What the task asks>
Across these entries, how many lines contain the word "include"? Answer with only the number.

(Collected data entries)

· · ·

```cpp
int launch_gemv_neg(pnol_ctx* ctx, const double* A, int lda, int rows, int cols, const double* x, double* y);
int launch_gemv_neg_seq(pnol_ctx* ctx, const double* A, int lda, int rows, int cols, const double* x, double* y);
int launch_gemv_neg_slices(pnol_ctx* ctx, const double* A, int lda, long sstride, int rows, int m, int mS, int s0,
                           int nsl, const double* x, double* y, hipStream_t stream = nullptr);
int launch_bfgs_update_exact(pnol_ctx* ctx, double* D, int ldd, const double* y, const double* s, int n);
int launch_bfgs_pass(pnol_ctx* ctx, double* D, int ldd, int n, const double* s_p, const double* a_p,
                     const double* b_p, int write_back, const double* y, const double* g, double* u, double* w,
                     double* v, int rb = 0, int re = -1, int (*pw_gather)(pnol_ctx*, double*, int, int) = nullptr,
                     int ident_src = 0, const double* id_scale = nullptr);
int launch_set_identity(pnol_ctx* ctx, double* D, int ldd, int n, const double* scale, int rb = 0, int re = -1);
int launch_add(pnol_ctx* ctx, const double* x, const double* y, double* z, int n);
int launch_gather_sub(pnol_ctx* ctx, const double* D, int ldd, int n, const int* idx, int nsub, double* Dsub,
                      int lds);
int launch_gather_rows(pnol_ctx* ctx, const double* D, int ldd, const int* ridx, int nrows, int rbase, const int* cidx,
                       int ncols, double* Dsub, int lds);

int launch_jtj(pnol_ctx* ctx, const double* JT, int ldjt, int m, int n, double lambda, double* A, int lda,
               double* jtj_diag, const double* F = nullptr, double* rhs = nullptr);
int launch_fd_normal_solve(pnol_ctx* ctx, pnol_dobj* o, const double* x, const double* h, double* F0, int compute_f0,
// ... 5 lines not shown
int lm_fd_commit(pnol_ctx* ctx, pnol_dobj* o, const double* x);
int launch_jtj_from_partials(pnol_ctx* ctx, int m, int n, double lambda, double* A, int lda);
int launch_jtj_sharded(pnol_ctx* ctx, const double* JT, int ldjt, int m, int n, double lambda, double* A, int lda,
                       double* jtj_diag);
int launch_jtr(pnol_ctx* ctx, const double* JT, int ldjt, int m, int n, const double* F, double* rhs);

int launch_matrix_inverse(pnol_ctx* ctx, const double* B, int ldb, int n, double* Binv, int ldi, int* info_host);
int launch_chol_solve(pnol_ctx* ctx, const double* A, int lda, const double* rhs, double* sigma, int n, int* dinfo,
                      const double* xbase = nullptr, double* xnext = nullptr);
int launch_chol_solve_v(pnol_ctx* ctx, const double* A, int lda, const double* rhs, double* sigma, int n, int* dinfo,
                        int variant, const double* xbase = nullptr, double* xnext = nullptr);
int launch_solve(pnol_ctx* ctx, double* A, int lda, const double* rhs, double* sigma, int n, int method,
                 int* info);
int launch_chol_reducing_prep(pnol_ctx* ctx, int n, int* dinfo, CholRed& cr);
int launch_chol_reducing_start(pnol_ctx* ctx, const CholRed& cr, bool preloaded = false, int* zc = nullptr, int nz = 0);
int launch_chol_preloaded_run(pnol_ctx* ctx, hipStream_t st, const CholRed& cr, double* sigma, const double* xbase,
                              double* xnext);
int launch_chol_reducing_run(pnol_ctx* ctx, hipStream_t st, const CholRed& cr, const double* part, int sub,
                             const double* jp, double lambda, double* rhs, double* sigma, const double* xbase,
                             double* xnext);
int launch_chol_reducing_run_packed(pnol_ctx* ctx, hipStream_t st, const CholRed& cr, const double* packed, long slot,
                                    int tpr, const double* rhs, double lambda, double* sigma, const double* xbase,
                                    double* xnext);
int launch_lm_normal_solve(pnol_ctx* ctx, const double* JTs, int m, int n, double lambda, const double* F, double* rhs,
                           double* sigma, int* dinfo, const double* xbase, double* xnext);
int launch_lm_normal_unpack(pnol_ctx* ctx, int m, int n, double lambda, double* A, int lda);

int launch_dobj_eval(pnol_ctx* ctx, pnol_dobj* o, const double* x, double* out);
int launch_dobj_eval_ckpt(pnol_ctx* ctx, pnol_dobj* o, const double* x, double* out, int r0 = 0, int r1 = -1);
int launch_eval_batch(pnol_ctx* ctx, pnol_dobj* o, const double* Xs, int npts, double* out);
// ... 90 lines not shown
```

Before: 327.4.

## Fuse Cholesky prep into JTr GEMV and schedule SYRK via interleaved worklist

Moves the reducing-Cholesky workspace prep (padding, flag and counter init) into an extra grid row of the sliced JTr GEMV kernel, which removes a separate launch. Replaces the fixed SYRK-then-reduce block ordering with a worklist that interleaves whole tiles, split quarter-tiles and reduction strips. Reducers can then start on finished tiles while other SYRK tiles are still computing. This adds index-decoding cost per block and more complex completion counting (parts-based targets), which could cause load imbalance or spinning.

```diff
diff --git a/parallelnonlinearoptimizationlibrary_amd/csrc/kernels/blas.hip b/parallelnonlinearoptimizationlibrary_amd/csrc/kernels/blas.hip
--- a/parallelnonlinearoptimizationlibrary_amd/csrc/kernels/blas.hip
+++ b/parallelnonlinearoptimizationlibrary_amd/csrc/kernels/blas.hip
@@ -1,6 +1,7 @@
 #include "../pnol_internal.hpp"
 #include "../pnol_comm.hpp"
 #include "../pnol_env.hpp"
+#include "chol_prep.hpp"
 
 #include <cstdlib>
 
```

· · ·

Your response>
5